Sexual anorexia is a term coined in 1975 by psychologist Nathan Hare to describe a fear of or deep aversion to sexual activity. It is a pathological loss of "appetite" for romantic-sexual interaction, often the result of a fear of intimacy to the point that the person has severe anxiety surrounding sexual activity and emotional aspects (i.e. an intimate relationship). The term largely exists in a colloquial sense and is not presently classified as a disorder in the Diagnostic Statistical Manual.

In comparing sexual anorexia to anorexia nervosa, some psychologists suggest that the two disorders share four main characteristics: Control, fear, anger, and justification.

Empirical data 
Very few studies have been conducted to investigate the specific diagnostic patterns or criteria regarding sexual anorexia. However, one study conducted by Dr. Patrick Carnes found that many of his patients diagnosed with sexual anorexia also had a history of sexual, physical, or emotional abuse, other compulsive or addictive problems such as substance abuse, or a family history of addiction. However, only early treatment data was used, and sample size was very limited.

Sexual addiction
In the view of some practitioners, corroborating the work of Patrick Carnes, there are people who appear to have a sexual addiction which is expressed through a variety of behaviors such as the compulsive use of strip clubs, prostitutes, porn sites, etc. but fit the definition of sexual anorexic in that they seem to lack the ability to have a relationship of a sexual nature beyond a paid-for or anonymous experience.

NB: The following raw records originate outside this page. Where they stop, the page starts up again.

# krrish94/nerf-pytorch

Hardware: AMD Instinct MI355X
Metric: train rays/sec (higher is better)
Workload: dtype f32

## Files before the change

### include/nerfhip.h

```cpp
#ifndef NERFHIP_H_
#define NERFHIP_H_

#include <stddef.h>
#include <stdint.h>

#ifdef __cplusplus
extern "C" {
#endif

typedef void* nerfhip_stream_t;

#define NERFHIP_OK 0
#define NERFHIP_ERR_ARG (-1)
#define NERFHIP_ERR_UNSUPPORTED (-2)
#define NERFHIP_ERR_LAUNCH (-3)
#define NERFHIP_ERR_WORKSPACE (-4)

#define NERFHIP_RNG_UNIFORM 0
#define NERFHIP_RNG_NORMAL 1

int nerfhip_version(void);
const char* nerfhip_last_error(void);
int nerfhip_is_emulated(void);

// ... 75 lines not shown
int nerfhip_plan_dim_xyz(nerfhip_plan_t plan);
int nerfhip_plan_dim_dir(nerfhip_plan_t plan);
int nerfhip_plan_num_tensors(nerfhip_plan_t plan);
int nerfhip_plan_tensor_info(nerfhip_plan_t plan, int i, const char** name, int64_t* offset, int* rows, int* cols);
int nerfhip_plan_describe(nerfhip_plan_t plan, char* buf, int64_t cap);
int64_t nerfhip_plan_packed_floats(nerfhip_plan_t plan);
int nerfhip_plan_pack_index(nerfhip_plan_t plan, int32_t* host_table);
int nerfhip_pack_weights(const float* params, const int32_t* table, int64_t n, float* packed, nerfhip_stream_t stream);
int nerfhip_pack_weights_plan(nerfhip_plan_t plan, const float* params, const int32_t* table, float* packed,
                              nerfhip_stream_t stream);
int64_t nerfhip_plan_stash_bytes(nerfhip_plan_t plan, int64_t m);
int64_t nerfhip_plan_bwd_scratch_bytes(nerfhip_plan_t plan, int64_t m);
int nerfhip_plan_set_bwd_compaction(nerfhip_plan_t plan, int on);
int nerfhip_plan_bwd_compaction(nerfhip_plan_t plan);
int64_t nerfhip_plan_bwd_stats_offset(nerfhip_plan_t plan, int64_t m);
int nerfhip_plan_set_freqs(nerfhip_plan_t plan, const float* freqs_xyz, const float* freqs_dir);

int nerfhip_mlp_fwd(nerfhip_plan_t plan, const float* packed, const float* x, int64_t m, float* out, void* stash,
                    nerfhip_stream_t stream);
int nerfhip_mlp_bwd(nerfhip_plan_t plan, const float* packed, const float* g_out, int64_t m, const void* stash,
                    void* scratch, int64_t scratch_bytes, float* g_params, nerfhip_stream_t stream);
int nerfhip_mlp_bwd_input(nerfhip_plan_t plan, const float* params, int64_t m, const void* scratch, float* g_x,
                          nerfhip_stream_t stream);

typedef struct nerfhip_render_cfg {
    int num_coarse;
    int num_fine;
    int perturb;
    int lindisp;
    int white_background;
// ... 250 lines not shown
```

### nerf-pytorch_amd/_lib.py

```python
import ctypes as C
import os

_HERE = os.path.dirname(os.path.abspath(__file__))
LIB_PATH = os.path.join(_HERE, "libnerfhip.so")

c_f = C.c_void_p
c_i64 = C.c_int64
c_u64 = C.c_uint64
c_u32 = C.c_uint32


class ModelCfg(C.Structure):
    _fields_ = [(n, C.c_int) for n in (
        "num_layers", "hidden_size", "skip_connect_every", "num_encoding_fn_xyz", "num_encoding_fn_dir",
        "include_input_xyz", "include_input_dir", "log_sampling_xyz", "log_sampling_dir", "use_viewdirs")]


class RenderCfg(C.Structure):
    _fields_ = [("num_coarse", C.c_int), ("num_fine", C.c_int), ("perturb", C.c_int), ("lindisp", C.c_int),
                ("white_background", C.c_int), ("noise_std", C.c_float), ("ray_stride", C.c_int)]


class RenderRand(C.Structure):
    _fields_ = [("t_rand", c_f), ("noise_coarse", c_f), ("u", c_f), ("noise_fine", c_f)]
# ... 72 lines not shown
    "nerfhip_plan_dim_xyz": (C.c_int, [C.c_void_p]),
    "nerfhip_plan_dim_dir": (C.c_int, [C.c_void_p]),
    "nerfhip_plan_num_tensors": (C.c_int, [C.c_void_p]),
    "nerfhip_plan_tensor_info": (C.c_int, [C.c_void_p, C.c_int, C.POINTER(C.c_char_p), C.POINTER(c_i64),
                                            C.POINTER(C.c_int), C.POINTER(C.c_int)]),
    "nerfhip_plan_packed_floats": (c_i64, [C.c_void_p]),
    "nerfhip_plan_describe": (C.c_int, [C.c_void_p, C.c_char_p, c_i64]),
    "nerfhip_plan_pack_index": (C.c_int, [C.c_void_p, C.c_void_p]),
    "nerfhip_pack_weights": (C.c_int, [c_f, c_f, c_i64, c_f, c_f]),
    "nerfhip_plan_stash_bytes": (c_i64, [C.c_void_p, c_i64]),
    "nerfhip_plan_bwd_scratch_bytes": (c_i64, [C.c_void_p, c_i64]),
    "nerfhip_plan_set_freqs": (C.c_int, [C.c_void_p, C.c_void_p, C.c_void_p]),
    "nerfhip_plan_set_bwd_compaction": (C.c_int, [C.c_void_p, C.c_int]),
    "nerfhip_plan_bwd_compaction": (C.c_int, [C.c_void_p]),
    "nerfhip_plan_bwd_stats_offset": (c_i64, [C.c_void_p, c_i64]),
    "nerfhip_mlp_fwd": (C.c_int, [C.c_void_p, c_f, c_f, c_i64, c_f, c_f, c_f]),
    "nerfhip_mlp_bwd": (C.c_int, [C.c_void_p, c_f, c_f, c_i64, c_f, c_f, c_i64, c_f, c_f]),
    "nerfhip_mlp_bwd_input": (C.c_int, [C.c_void_p, c_f, c_i64, c_f, c_f, c_f]),
    "nerfhip_render_workspace_bytes": (c_i64, [C.c_void_p, C.c_void_p, C.POINTER(RenderCfg), c_i64, C.c_int]),
    "nerfhip_render_workspace_region": (C.c_int, [C.c_void_p, C.c_void_p, C.POINTER(RenderCfg), c_i64, C.c_int, C.c_char_p,
                                                   C.POINTER(c_i64), C.POINTER(c_i64)]),
    "nerfhip_render_fwd": (C.c_int, [C.c_void_p, C.c_void_p, C.POINTER(RenderCfg), c_f, c_i64, c_f, c_f, c_f, c_f,
                                      C.POINTER(RenderRand), c_u64, c_u64, C.POINTER(RenderOut), c_f, c_i64, C.c_int,
                                      c_f]),
    "nerfhip_render_bwd": (C.c_int, [C.c_void_p, C.c_void_p, C.POINTER(RenderCfg), c_f, c_i64, c_f, c_f,
                                      C.POINTER(RenderRand), c_u64, c_u64, c_f, c_f, c_f, c_i64, c_f, c_f, c_f]),
    "nerfhip_render_fwd_parts": (C.c_int, [C.c_void_p, C.c_void_p, C.POINTER(RenderCfg), c_f, c_i64, c_f, c_f, c_f, c_f,
                                            C.POINTER(RenderRand), c_u64, c_u64, C.POINTER(RenderOut), c_f, c_i64,
                                            C.c_int, C.c_int, c_f]),
    "nerfhip_render_bwd_parts": (C.c_int, [C.c_void_p, C.c_void_p, C.POINTER(RenderCfg), c_f, c_i64, c_f, c_f,
# ... 163 lines not shown
```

Nonetheless, the data for sex addicts and sexual anorexics draw many similarities in terms of family, abuse, and medical history.

Social Phobia 
Symptoms of Sexual Anorexia have also been linked to social anxiety and social phobias. Crossover between the two disorders consists of a deep fear of relationship and/or interactions with others, which for a socially anxious individual might manifest in a complete avoidance of all social interaction, including sexual interaction. Sexual anorexics may experience similar symptoms that are perhaps isolated to their sexual interactions, or the two conditions may be co-morbid.

History of the term 
The concept of sexual anorexia was first mentioned by psychologist Nathan Hare in his 1975 dissertation at the California School of Professional Psychology. Ellen Goodman, the nationally syndicated columnist, wrote about psychiatrist Sylvia Kaplan's use of the concept in 1981 and this was noted in the editor's "Notes" in the journal Black Male/Female Relationships. Nathan and Julia Hare's "Sexual Anorexia" in Crisis in Black Sexual Politics was published in 1989.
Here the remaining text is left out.